Webhook Security: Idempotency and Replay Attacks

Webhooks are the backbone of modern application integrations. Payment processors like Stripe, communication platforms like Slack, and countless other services use webhooks to notify your application of events. But with great power comes great responsibility—and significant security risks.

The Replay Attack Problem

Consider this scenario: A customer makes a $100 payment. Stripe sends a webhook to your application, and you credit their account. Simple, right?

Now imagine an attacker intercepts that webhook and replays it 1,000 times. Without proper protection, you've just credited the customer $100,000.

What is Idempotency?

An idempotent operation produces the same result regardless of how many times it's executed. For webhooks, this means processing the same event multiple times should have the same effect as processing it once.

Common Mistakes

Mistake 1: No Event ID Tracking

// Vulnerable: Processes every webhook, even duplicates
app.post('/webhooks/stripe', async (req, res) => {
  const event = req.body;

  if (event.type === 'payment_intent.succeeded') {
    await creditUserAccount(event.data.object);
  }

  res.json({ received: true });
});

Mistake 2: Race Conditions in Deduplication

// Still vulnerable: Race condition window
app.post('/webhooks/stripe', async (req, res) => {
  const event = req.body;

  // Two requests could pass this check simultaneously
  const processed = await db.processedEvents.findOne({ eventId: event.id });
  if (processed) {
    return res.json({ received: true });
  }

  await processEvent(event);
  await db.processedEvents.insert({ eventId: event.id });

  res.json({ received: true });
});

The Correct Approach

Use Atomic Operations

app.post('/webhooks/stripe', async (req, res) => {
  const event = req.body;

  // Atomic insert - fails if event already exists
  const inserted = await db.processedEvents.insertIfNotExists({
    eventId: event.id,
    processedAt: new Date(),
  });

  if (!inserted) {
    // Event already processed - return success without reprocessing
    return res.json({ received: true });
  }

  try {
    await processEvent(event);
  } catch (error) {
    // Remove the record so we can retry
    await db.processedEvents.delete({ eventId: event.id });
    throw error;
  }

  res.json({ received: true });
});

Use Database Constraints

CREATE TABLE processed_webhook_events (
  event_id VARCHAR(255) PRIMARY KEY,
  event_type VARCHAR(100) NOT NULL,
  processed_at TIMESTAMP DEFAULT NOW(),
  payload JSONB
);

The primary key constraint ensures uniqueness at the database level, preventing race conditions.
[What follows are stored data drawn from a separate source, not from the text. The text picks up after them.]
CERB_D void copy_g2s(double *dst, const double *src, int n, int tid) {
    for (int k0 = tid; k0 < n; k0 += 8 * SOLVE_THREADS) {
        double b[8];
        _Pragma("unroll")
        for (int u = 0; u < 8; u++) { const int k = k0 + u * SOLVE_THREADS; b[u] = (k < n) ? src[k] : 0.0; }
        _Pragma("unroll")
        for (int u = 0; u < 8; u++) { const int k = k0 + u * SOLVE_THREADS; if (k < n) dst[k] = b[u]; }
    }
}
CERB_D void copy_g2s_async(double *dst, const double *src, int n, int tid) {
    for (int k = tid; k < n; k += SOLVE_THREADS) CERB_CP_ASYNC8(dst + k, src + k);
}
CERB_D void load_geometry(const double *x, Smem &s, int tid) {
    if (tid < 11) { const m33 R = qtoR(ldq(x + ST_POSE + 7 * tid + 3)); for (int k = 0; k < 9; k++) s.Rw[9 * tid + k] = R.m[k]; }
    else if (tid < 13) { const int e = tid - 11; const m33 R = qtoR(ldq(x + ST_EX + 7 * e + 3)); for (int k = 0; k < 9; k++) s.Rex[9 * e + k] = R.m[k]; }
    __syncthreads();
}

struct ObsCtx { int start, nobs, off; double lam, pix, piy, vix, viy, tdi; };

struct ObsVals { double px, py, vx, vy, td; int stereo; };
CERB_D void obs_fetch(const double *obs, const int *stereo, int mo, int o, int cam, ObsVals &v) {
    v.px = obs[(cam ? 4 : 0) * mo + o]; v.py = obs[(cam ? 5 : 1) * mo + o]; v.vx = obs[(cam ? 6 : 2) * mo + o]; v.vy = obs[(cam ? 7 : 3) * mo + o];
    v.td = obs[8 * mo + o]; v.stereo = stereo[o];
}

CERB_NOINLINE double vision_cost(const SolveParams &P, int w, const double *x, const double *lam, int tid) {
    CERB_DYN_SMEM(double, smem_base);
    Smem s; smem_carve(smem_base, s);
    const int nF = P.n_features[w], mo = P.maxObs;
    const double *obs = P.obs + (size_t)w * NOBS_PLANES * P.maxObs;
    const int *stereo = P.obs_stereo + (size_t)w * P.maxObs;
    double cost = 0.0;
    for (int idx = tid; idx < 4 * nF; idx += SOLVE_THREADS) {
        const int f = idx >> 2, cam = idx & 1, part = (idx >> 1) & 1;
        ObsCtx c;
        c.start = P.feat_start[(size_t)w * P.maxF + f]; c.nobs = P.feat_nobs[(size_t)w * P.maxF + f]; c.off = P.feat_off[(size_t)w * P.maxF + f];
        c.lam = lam[f];
        c.pix = obs[0 * mo + c.off]; c.piy = obs[1 * mo + c.off]; c.vix = obs[2 * mo + c.off]; c.viy = obs[3 * mo + c.off];
        c.tdi = obs[8 * mo + c.off];
        const int k0 = part ? 6 : 0, k1 = part ? c.nobs : (c.nobs < 6 ? c.nobs : 6);
        const double inv_l = 1.0 / c.lam;
        const int i = c.start;
        const d3 tic = ld3(x + ST_EX);
        const double tdv = x[ST_TD];
        const d3 pts_i_td = mk3(c.pix, c.piy, 1.0) - (tdv - c.tdi) * mk3(c.vix, c.viy, 0.0);
        const d3 p_bi = mv33(ldm33(s.Rex), inv_l * pts_i_td) + tic;
        const d3 p_w = mv33(ldm33(s.Rw + 9 * i), p_bi) + ld3(x + ST_POSE + 7 * i);
        const double *Rcp = cam ? s.Rex + 9 : s.Rex;
        const d3 tc = cam ? ld3(x + ST_EX + 7) : tic;
        ObsVals cur, nxt;
        cur.px = cur.py = cur.vx = cur.vy = cur.td = 0.0; cur.stereo = 0;
        if (k0 < k1) obs_fetch(obs, stereo, mo, c.off + k0, cam, cur);
        _Pragma("unroll 1")
        for (int k = k0; k < k1; k++) {
            nxt = cur;
            if (k + 1 < k1) obs_fetch(obs, stereo, mo, c.off + k + 1, cam, nxt);
            const bool k3 = (k == 0);
            const bool on = k3 ? (cam == 1 && cur.stereo) : (cam == 0 || cur.stereo);
            if (on) {
                const int j = c.start + k;
                const d3 p_bj = k3 ? p_bi : mTv33(ldm33(s.Rw + 9 * j), p_w - ld3(x + ST_POSE + 7 * j));
                const d3 p_cj = mTv33(ldm33(Rcp), p_bj - tc);
                const double iz = 1.0 / p_cj.z;
                const double r0 = P.sqrt_info * (p_cj.x * iz - (cur.px - (tdv - cur.td) * cur.vx));
// ... 243 lines not shown
            PH_MARK(29);
            __syncthreads();
            PH_MARK(22);
            if (jbase >= 0) {
                _Pragma("unroll")
                for (int fj = 0; fj < 2; fj++) {
                    const int jf = j0 + fj;
                    if (jf >= NFR || jf == a) continue;
                    const double *q = jp + (4 * fj) * VJ_SZ + tid;
                    smem_base[jbase + jca * a + jcj * jf] += ((q[0] + q[VJ_SZ]) + q[2 * VJ_SZ]) + q[3 * VJ_SZ];
                }
            }
            PH_MARK(23);
        }
        __syncthreads();
        {
            double *ex = T;
            ex[0 * 256 + tid] = h; ex[1 * 256 + tid] = gq; ex[2 * 256 + tid] = wT;
            for (int k = 0; k < 6; k++) { ex[(3 + k) * 256 + tid] = wI[k]; ex[(9 + k) * 256 + tid] = wE0[k]; ex[(15 + k) * 256 + tid] = wE1[k]; }
        }
        __syncthreads();
        for (int e = tid; e < VP_SZ; e += SOLVE_THREADS) {
            double v = 0.0;
            for (int wq = 0; wq < 8; wq++) v += ((wq < 5) ? s.Ju + 8 * VJ_SZ + VP_SZ * wq : s.tile + VT_SZ + VP_SZ * (wq - 5))[e];
            const int blk = e >> 6, ra = (e >> 3) & 7, rb = e & 7;
            const int ga = blk < 3 ? 0 : (blk < 5 ? 2 : 3), gb = blk == 0 ? 0 : (blk == 1 || blk == 3 ? 2 : 3);
            vis_scatter(s, ga, gb, ra, rb, a, a, v);
        }
        if (tid < 64 && ev) {
            const double *ex = T;
            double q[21];
            for (int k = 0; k < 21; k++) q[k] = ((ex[k * 256 + tid] + ex[k * 256 + 64 + tid]) + ex[k * 256 + 128 + tid]) + ex[k * 256 + 192 + tid];
            hh[f] = q[0] * slf * slf; gl[f] = q[1] * slf;
            W[(size_t)X_TD * F + f] = q[2] * (prescale ? s.sc[X_TD] * slf : 1.0);
            for (int k = 0; k < 6; k++) {
                W[(size_t)(6 * a + k) * F + f] = q[3 + k] * (prescale ? s.sc[6 * a + k] * slf : 1.0);
                W[(size_t)(66 + k) * F + f] = q[9 + k] * (prescale ? s.sc[66 + k] * slf : 1.0);
                W[(size_t)(72 + k) * F + f] = q[15 + k] * (prescale ? s.sc[72 + k] * slf : 1.0);
            }
        }
        __syncthreads();
        PH_MARK(24);
    }
    return cost;
}
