+        else if (!strcmp(name, "kmer_drop")) { ELBA_REQUIRE(value >= 0 && value <= 3, ELBA_ERR_INVALID_ARG, "set_option: kmer_drop is 0..3"); c.opt.kmer_drop = (int)value; }
         else if (!strcmp(name, "dense_up")) { ELBA_REQUIRE(value >= 0 && value <= 3, ELBA_ERR_INVALID_ARG, "set_option: dense_up is 0..3"); c.opt.dense_up = (int)value; }
         else if (!strcmp(name, "dense_wgs")) { ELBA_REQUIRE(value >= 1 && value <= 16, ELBA_ERR_INVALID_ARG, "set_option: dense_wgs is 1..16"); c.opt.dense_wgs = (int)value; }
         else if (!strncmp(name, "tune", 4) && name[4] >= '1' && name[4] <= '7' && name[4] != '6' && name[5] == 0) c.opt.tune[name[4] - '0'] = value;
@@ -857,6 +858,7 @@
         else if (!strcmp(name, "kmer_buckets")) *value = c.kmer_buckets;
         else if (!strcmp(name, "overlap_passes")) *value = c.ov_passes;
         else if (!strcmp(name, "overlap_spec")) *value = c.ov_spec;
+        else if (!strcmp(name, "overlap_spec_geom")) *value = c.ov_spec_geom;
         else if (!strcmp(name, "overlap_forwarded")) *value = c.ov_forwarded;
         else if (!strncmp(name, "overlap_tier_limit_", 19) && name[19] >= '0' && name[19] < '0' + NUM_LDS_TIERS && !name[20]) *value = c.ov_tier_limit[name[19] - '0'];
         else if (!strncmp(name, "overlap_tier_queued_", 20) && name[20] >= '0' && name[20] < '0' + NUM_TIERS && !name[21]) *value = c.ov_tier_queued[name[20] - '0'];
diff --git a/elba_amd/csrc/common.hpp b/elba_amd/csrc/common.hpp
--- a/elba_amd/csrc/common.hpp
+++ b/elba_amd/csrc/common.hpp
@@ -147,6 +147,7 @@
     bool no_inline = false;
     bool no_suffix = false;
     bool ov_generic = false;
+    bool ov_spec_rt_geom = false;
     bool no_row_order = false;
     bool kmer_pairs = false;
     bool kmer_unfused = false;
@@ -345,6 +346,7 @@
     bool ov_slab_on = false;
     uint32_t ov_slab_q16_used = 0;
     int64_t ov_mir_placed = 0;
+    int64_t ov_spec_geom = 0;
     int64_t ov_spec = 0;
     int64_t ov_tier_limit[5] = {0, 0, 0, 0, 0}, ov_tier_queued[6] = {0, 0, 0, 0, 0, 0}, ov_tier_done[6] = {0, 0, 0, 0, 0, 0}, ov_sort_rows[2] = {0, 0};
     int64_t ov_family = 0, ov_pay16 = 0, ov_rec16_used = 0;
diff --git a/elba_amd/csrc/ov_plan.hpp b/elba_amd/csrc/ov_plan.hpp
--- a/elba_amd/csrc/ov_plan.hpp
+++ b/elba_amd/csrc/ov_plan.hpp
@@ -20,6 +20,7 @@
 namespace ov_spec {
 constexpr uint32_t half = 1, inl = 1, pay16 = 1, rec16 = 1, suffix = 0, qblk_log2 = 0, j_shift = 0;
 constexpr uint32_t hint_mask = 1u << 31, pos_mask = 0x3FFFFFFFu;
+constexpr uint32_t geom_stride = 8, geom_lpc_log2 = 2, geom_fbits = 3;
 }
 
 enum OvFamily { OV_DENSE, OV_PAY, OV_S32, OV_SHARED };
@@ -45,6 +46,8 @@
 };
 constexpr int OV_NROWS = (int)(sizeof(OV_ROWS) / sizeof(OV_ROWS[0]));
 
+constexpr uint32_t ov_tier_limit(int tbits, int block) { return std::min(((1u << tbits) >> 2) * 3, (1u << tbits) - (uint32_t)block) - 1; }
+
 constexpr int64_t ov_stage_slack(int num_cus) { return (int64_t)num_cus * 32 * STAGE_CHUNK + 64; }
 
 constexpr size_t ov_row_lds(const OvTierRow &r, bool pay16)
@@ -65,13 +68,14 @@
 
 struct OvOptions {
     bool no_symmetry = false, no_pay = false, mir32 = false, no_slab = false, no_sample = false, ov_generic = false;
+    bool spec_rt_geom = false;
     int dk = -1, dense_up = 1, dense_wgs = 8, slab_q16 = 0, slab_pct = 175;
     int64_t tune3 = 0, tune4 = 0, tune5 = 0, tune7 = 0;
 };
 struct OvHints { uint32_t prior_q16 = 0, slab_q16 = 0; bool tiers_known = false, tier_used[NUM_TIERS] = {false, false, false, false, false, false}, sort_used[2] = {false, false}; };
 struct OvInput {
     int64_t M = 0, N = 0, Z = 0, row_lo = 0, row_hi = 0, max_row_nnz = 0, max_col_nnz = 0;
-    uint32_t fbits = 1;
+    uint32_t fbits = 1, s_stride = 0, lpc_log2 = 0;
     bool pos16 = false, use_ell = false, csr_hints = false, csr_inline = false, csr_suffix = false, have_row_order = false;
     int num_cus = 256;
     OvOptions opt;
@@ -90,13 +94,15 @@
 };
 struct OvPlan {
     int64_t nrows = 0;
+    bool geom_off = false;
     bool whole = false, ell = false, forced = false;
     uint32_t half = 0, pos_mask = 0, hint_mask = 0, suffix = 0, inl = 0;
     bool row_order = false, hints_used = false;
     bool pay = false, pay16 = false;
     OvFamily family = OV_S32;
     int dk = 1;
-    bool spec = false;
+    bool spec = false, spec_geom = false;
+    uint32_t s_stride = 0, lpc_log2 = 0, fbits = 0;
     uint32_t min_tier = 0, qblk_log2 = 0, prior_q16 = 16384, use_feedback = 1, max_col = 1;
     unsigned long long fb_enough = 0;
     uint32_t nsample = 0, sstep = 1;
@@ -117,6 +123,11 @@
     return !p.forced && p.dk == 0 && !p.pay && (p.pay16 ? 1u : 0u) == ov_spec::pay16 && p.ell && p.half == ov_spec::half && p.hint_mask == ov_spec::hint_mask &&
            p.pos_mask == ov_spec::pos_mask && p.inl == ov_spec::inl && (p.mir16 ? 1u : 0u) == ov_spec::rec16 && p.suffix == ov_spec::suffix && !p.row_order &&
            p.qblk_log2 == ov_spec::qblk_log2 && p.whole;
+}
+
+inline bool ov_spec_geom_ok(const OvPlan &p)
+{
+    return ov_spec_ok(p) && !p.geom_off && p.s_stride == ov_spec::geom_stride && p.lpc_log2 == ov_spec::geom_lpc_log2 && p.fbits == ov_spec::geom_fbits;
 }
 
 inline OvLaunch ov_launch_of(int row, bool pay16, int num_cus, int dense_wgs, int spill_blocks)
@@ -204,6 +215,7 @@
     if (o.tune7 >= 1 && o.tune7 <= NUM_TIERS) p.min_tier = (uint32_t)(o.tune7 - 1);
     p.dk = o.dk >= 0 ? o.dk : ((in.csr_inline && in.N > 0 && Z < 3 * in.N) ? 0 : 1);
     p.spec = ov_spec_ok(p);
+    p.spec_geom = ov_spec_geom_ok(p);
 }
 
 inline void ov_plan_sample_slabs(const OvInput &in, OvPlan &p)
@@ -226,10 +238,8 @@
     const OvOptions &o = in.opt;
     const int64_t M = in.M, nrows = p.nrows;
     for (int t = 0; t < NUM_TIERS; ++t) p.tier[t] = ov_launch_of(ov_row_of(p.family, t, (int)o.dense_up), p.pay16, in.num_cus, o.dense_wgs, p.spill_blocks);
-    for (int t = 0; t < NUM_LDS_TIERS; ++t) {
-        const uint32_t T = 1u << OV_ROWS[p.tier[t].row].tbits;
-        p.tier_limit[t] = std::min((T >> 2) * 3, T - (uint32_t)p.tier[t].block) - 1;
-    }
+    for (int t = 0; t < NUM_LDS_TIERS; ++t)
+        p.tier_limit[t] = ov_tier_limit(OV_ROWS[p.tier[t].row].tbits, p.tier[t].block);
     if (p.nsample) p.sample = p.tier[OV_SAMPLE_TIER];
     if (o.tune4 != 2 && in.pass == 1) {
         const uint64_t ubm = std::min<uint64_t>((uint64_t)std::max<int64_t>(in.max_row_nnz, 1) * (uint64_t)p.max_col, (uint64_t)(uint32_t)M);
@@ -251,6 +261,7 @@
     p.nrows = nrows;
     p.whole = in.row_lo == 0 && in.row_hi == in.M;
     p.ell = in.use_ell;
+    p.s_stride = in.s_stride; p.lpc_log2 = in.lpc_log2; p.fbits = in.fbits; p.geom_off = o.spec_rt_geom;
     p.forced = o.ov_generic || o.dk >= 0 || o.tune3 != 0 || o.tune4 != 0 || o.tune5 != 0 || o.tune7 != 0;
     ov_plan_capacities(in, p);
     ov_plan_switches(in, p);
diff --git a/elba_amd/csrc/spgemm.hip b/elba_amd/csrc/spgemm.hip
--- a/elba_amd/csrc/spgemm.hip
+++ b/elba_amd/csrc/spgemm.hip
@@ -145,6 +145,7 @@
     uint32_t *fin_lists; OvCounters *ctr;
     uint64_t *sortkeys; unsigned long long sort_stride;
     uint32_t *sum_tmp;
+    uint32_t queue_in_rowptr;
     long long b_cap;
     uint32_t mir16;
     const uint32_t *tick_rows;
@@ -164,18 +165,38 @@
     if (!s.q16) return make_uint2(0u, 0u);
     return make_uint2(slab_base(p.a_rowptr[i], s.rp0, i - p.row_lo, s.q16), p.slab_n[i]);
 }
-__global__ void k_slab_fold(FinParams p)
-{
-    const uint32_t i = p.row_lo + blockIdx.x * blockDim.x + threadIdx.x;
-    if (i >= p.row_hi) return;
-    const SlabCall s = slab_call(p);
-    uint32_t n = 0;
-    if (s.q16) {
-        const unsigned long long w = p.slab_pos[i];
-        const uint32_t base = slab_base(p.a_rowptr[i], s.rp0, i - p.row_lo, s.q16), cur = (uint32_t)w, lim = (uint32_t)(w >> 32);
-        n = (cur < lim ? cur : lim) - base;
-    }
-    p.slab_n[i] = n;
+__device__ __forceinline__ void fin_queue_wide(const FinParams &p, uint32_t i, uint32_t y)
+{
+    if (y <= FIN_WAVE2_MAX || i < p.row_lo || i >= p.row_hi) return;
+    const int which = y > FIN_LDS_MAX ? 1 : 0;
+    const uint32_t at = atomicAdd(&p.ctr->fin_count[which], 1u);
+    p.fin_lists[(size_t)which * p.M + at] = i;
+}
+
+__global__ __launch_bounds__(256) void k_row_counts(FinParams p)
+{
+    const uint32_t e = blockIdx.x * blockDim.x + threadIdx.x;
+    if (e > p.M) return;
+    uint32_t y = 0;
+    if (e < p.M) {
+        uint32_t n = 0;
+        if (p.slab_n) {
+            n = p.slab_n[e];
+            if (e >= p.row_lo && e < p.row_hi) {
+                const SlabCall s = slab_call(p);
+                n = 0;
+                if (s.q16) {
+                    const unsigned long long w = p.slab_pos[e];
+                    const uint32_t base = slab_base(p.a_rowptr[e], s.rp0, e - p.row_lo, s.q16), cur = (uint32_t)w, lim = (uint32_t)(w >> 32);
+                    n = (cur < lim ? cur : lim) - base;
+                }
+                p.slab_n[e] = n;
+            }
+        }
+        y = p.row_cnt[e] + p.low_cnt[e] + n;
+        fin_queue_wide(p, e, y);
+    }
+    if (p.sum_tmp) p.sum_tmp[e] = y;
 }
 
 __device__ __forceinline__ void fin_load(const FinParams &p, uint32_t low, unsigned long long off, int64_t dst, uint32_t t, uint4 &a, uint4 &b, uint2 sl = make_uint2(0u, 0u))
@@ -225,6 +246,7 @@
         const uint32_t e = t0 + tid * 4 + u;
         v[u] = e < p.M ? p.row_cnt[e] + p.low_cnt[e] + (p.slab_n ? p.slab_n[e] : 0u) : 0u;
         mine += v[u];
+        if (p.queue_in_rowptr && e < p.M) fin_queue_wide(p, e, v[u]);
     }
 #pragma unroll
     for (int d = 32; d >= 1; d >>= 1) pre += __shfl_xor(pre, d, 64);
@@ -246,28 +268,16 @@
     }
 }
 
-__global__ void k_sum_counts(FinParams p)
-{
-    const uint32_t e = blockIdx.x * blockDim.x + threadIdx.x;
-    if (e <= p.M) p.sum_tmp[e] = e < p.M ? p.row_cnt[e] + p.low_cnt[e] + (p.slab_n ? p.slab_n[e] : 0u) : 0u;
-}
-
 __global__ __launch_bounds__(256) void k_mirror(FinParams p)
 {
     const uint32_t lane = threadIdx.x & 63;
     const uint32_t wave = (blockIdx.x * blockDim.x + threadIdx.x) >> 6;
     const uint32_t nwaves = (gridDim.x * blockDim.x) >> 6;
     uint32_t placed = 0;
+    if (p.half && !p.rec16)
     for (uint32_t i = p.row_lo + wave; i < p.row_hi; i += nwaves) {
         const uint32_t own = p.row_cnt[i];
         const unsigned long long off = p.row_off[i];
-        const uint32_t y = own + p.low_cnt[i] + (p.slab_n ? p.slab_n[i] : 0u);
-        if (lane == 0 && y > FIN_WAVE2_MAX) {
-            const int which = y > FIN_LDS_MAX ? 1 : 0;
-            const uint32_t at = atomicAdd(&p.ctr->fin_count[which], 1u);
-            p.fin_lists[(size_t)which * p.M + at] = i;
-        }
-        if (!p.half || p.rec16) continue;
         if (p.tick_rows && !((p.tick_rows[i >> 5] >> (i & 31u)) & 1u)) continue;
         for (uint32_t t = lane; t < own; t += 64) {
             const uint4 a = p.tmp[off + t].a;
@@ -714,10 +724,10 @@
     OvInput in;
     const RowWindow w = c.window();
     in.M = c.M; in.N = c.N; in.Z = c.Z; in.row_lo = w.lo; in.row_hi = w.hi; in.max_row_nnz = c.max_row_nnz; in.max_col_nnz = c.max_col_nnz;
-    in.fbits = c.fbits; in.pos16 = c.pos16; in.use_ell = c.use_ell; in.csr_hints = c.csr_hints; in.csr_inline = c.csr_inline; in.csr_suffix = c.csr_suffix;
+    in.fbits = c.fbits; in.s_stride = c.use_ell ? c.s_stride : 0u; in.lpc_log2 = c.lpc_log2; in.pos16 = c.pos16; in.use_ell = c.use_ell; in.csr_hints = c.csr_hints; in.csr_inline = c.csr_inline; in.csr_suffix = c.csr_suffix;
     in.have_row_order = c.have_row_order; in.num_cus = c.num_cus;
     const Options &o = c.opt;
-    in.opt.no_symmetry = o.no_symmetry; in.opt.no_pay = o.no_pay; in.opt.mir32 = o.mir32; in.opt.no_slab = o.no_slab; in.opt.no_sample = o.no_sample; in.opt.ov_generic = o.ov_generic;
+    in.opt.no_symmetry = o.no_symmetry; in.opt.no_pay = o.no_pay; in.opt.mir32 = o.mir32; in.opt.no_slab = o.no_slab; in.opt.no_sample = o.no_sample; in.opt.ov_generic = o.ov_generic; in.opt.spec_rt_geom = o.ov_spec_rt_geom;
     in.opt.dk = o.dk; in.opt.dense_up = o.dense_up; in.opt.dense_wgs = o.dense_wgs; in.opt.slab_q16 = o.slab_q16; in.opt.slab_pct = o.slab_pct;
     in.opt.tune3 = o.tune[3]; in.opt.tune4 = o.tune[4]; in.opt.tune5 = o.tune[5]; in.opt.tune7 = o.tune[7];
     in.hints.prior_q16 = c.ov_prior_q16; in.hints.slab_q16 = c.ov_slab_q16; in.hints.tiers_known = c.ov_tiers_known;
@@ -733,10 +743,11 @@
     return in;
 }
 
-template <int R, int DK, bool SPEC> static constexpr auto ov_row_kernel()
+template <int R, int DK, bool SPEC, bool GEOM = false> static constexpr auto ov_row_kernel()
 {
     constexpr OvTierRow r = OV_ROWS[R];
     if constexpr (r.dense) return &k_spgemm_direct<r.block, false, false, 2, true, r.tbc>;
+    else if constexpr (SPEC && GEOM) return &k_spgemm_direct<r.block, false, false, 0, false, r.tbits, true, true>;
     else if constexpr (SPEC) return &k_spgemm_direct<r.block, false, false, 0, false, 0, true>;
     else return &k_spgemm_direct<r.block, r.global, r.payload, DK>;
 }
@@ -745,7 +756,7 @@
 {
     f(ov_row_kernel<R, 0, false>());
     if constexpr (!OV_ROWS[R].dense) { f(ov_row_kernel<R, 1, false>()); f(ov_row_kernel<R, 2, false>()); f(ov_row_kernel<R, 4, false>()); }
-    if constexpr (ov_row_has_spec<R>()) f(ov_row_kernel<R, 0, true>());
+    if constexpr (ov_row_has_spec<R>()) { f(ov_row_kernel<R, 0, true>()); f(ov_row_kernel<R, 0, true, true>()); }
 }
 template <int... R> static void ov_set_attributes(std::integer_sequence<int, R...>)
 {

Additional Security Measures

1. Verify Webhook Signatures

import Stripe from 'stripe';

app.post('/webhooks/stripe', async (req, res) => {
  const sig = req.headers['stripe-signature'];

  let event;
  try {
    event = stripe.webhooks.constructEvent(
      req.rawBody,
      sig,
      process.env.STRIPE_WEBHOOK_SECRET
    );
  } catch (err) {
    return res.status(400).send(`Webhook Error: ${err.message}`);
  }

  // Process the verified event
});

2. Implement Event Expiration

Don't process events that are too old:

const eventTimestamp = event.created;
const now = Math.floor(Date.now() / 1000);
const MAX_AGE_SECONDS = 300; // 5 minutes

if (now - eventTimestamp > MAX_AGE_SECONDS) {
  return res.status(400).json({ error: 'Event too old' });
}

3. Use Transactional Processing

Wrap your event processing in a transaction:

await db.transaction(async (tx) => {
  // Check and insert in same transaction
  const inserted = await tx.processedEvents.insertIfNotExists({
    eventId: event.id,
  });

  if (!inserted) return;

  // Process the event within the transaction
  await tx.orders.update({ stripePaymentId: event.data.object.id }, {
    status: 'paid',
  });
});

How SecurityChecks Detects These Issues

Our analyzer looks for:

1. Missing idempotency checks - Webhook handlers that don't check for duplicate events
2. Non-atomic deduplication - Separate check-then-insert patterns that are vulnerable to races
3. Missing signature verification - Handlers that don't verify webhook authenticity
4. Side effects before confirmation - Actions taken before ensuring the event is valid

Summary

Webhook security requires:

• Idempotency keys - Track processed events by their unique ID
• Atomic operations - Use database constraints or atomic upserts
• Signature verification - Confirm webhooks are from the expected source
• Timestamp validation - Reject stale events

Implementing these correctly can be the difference between a secure payment system and a costly breach.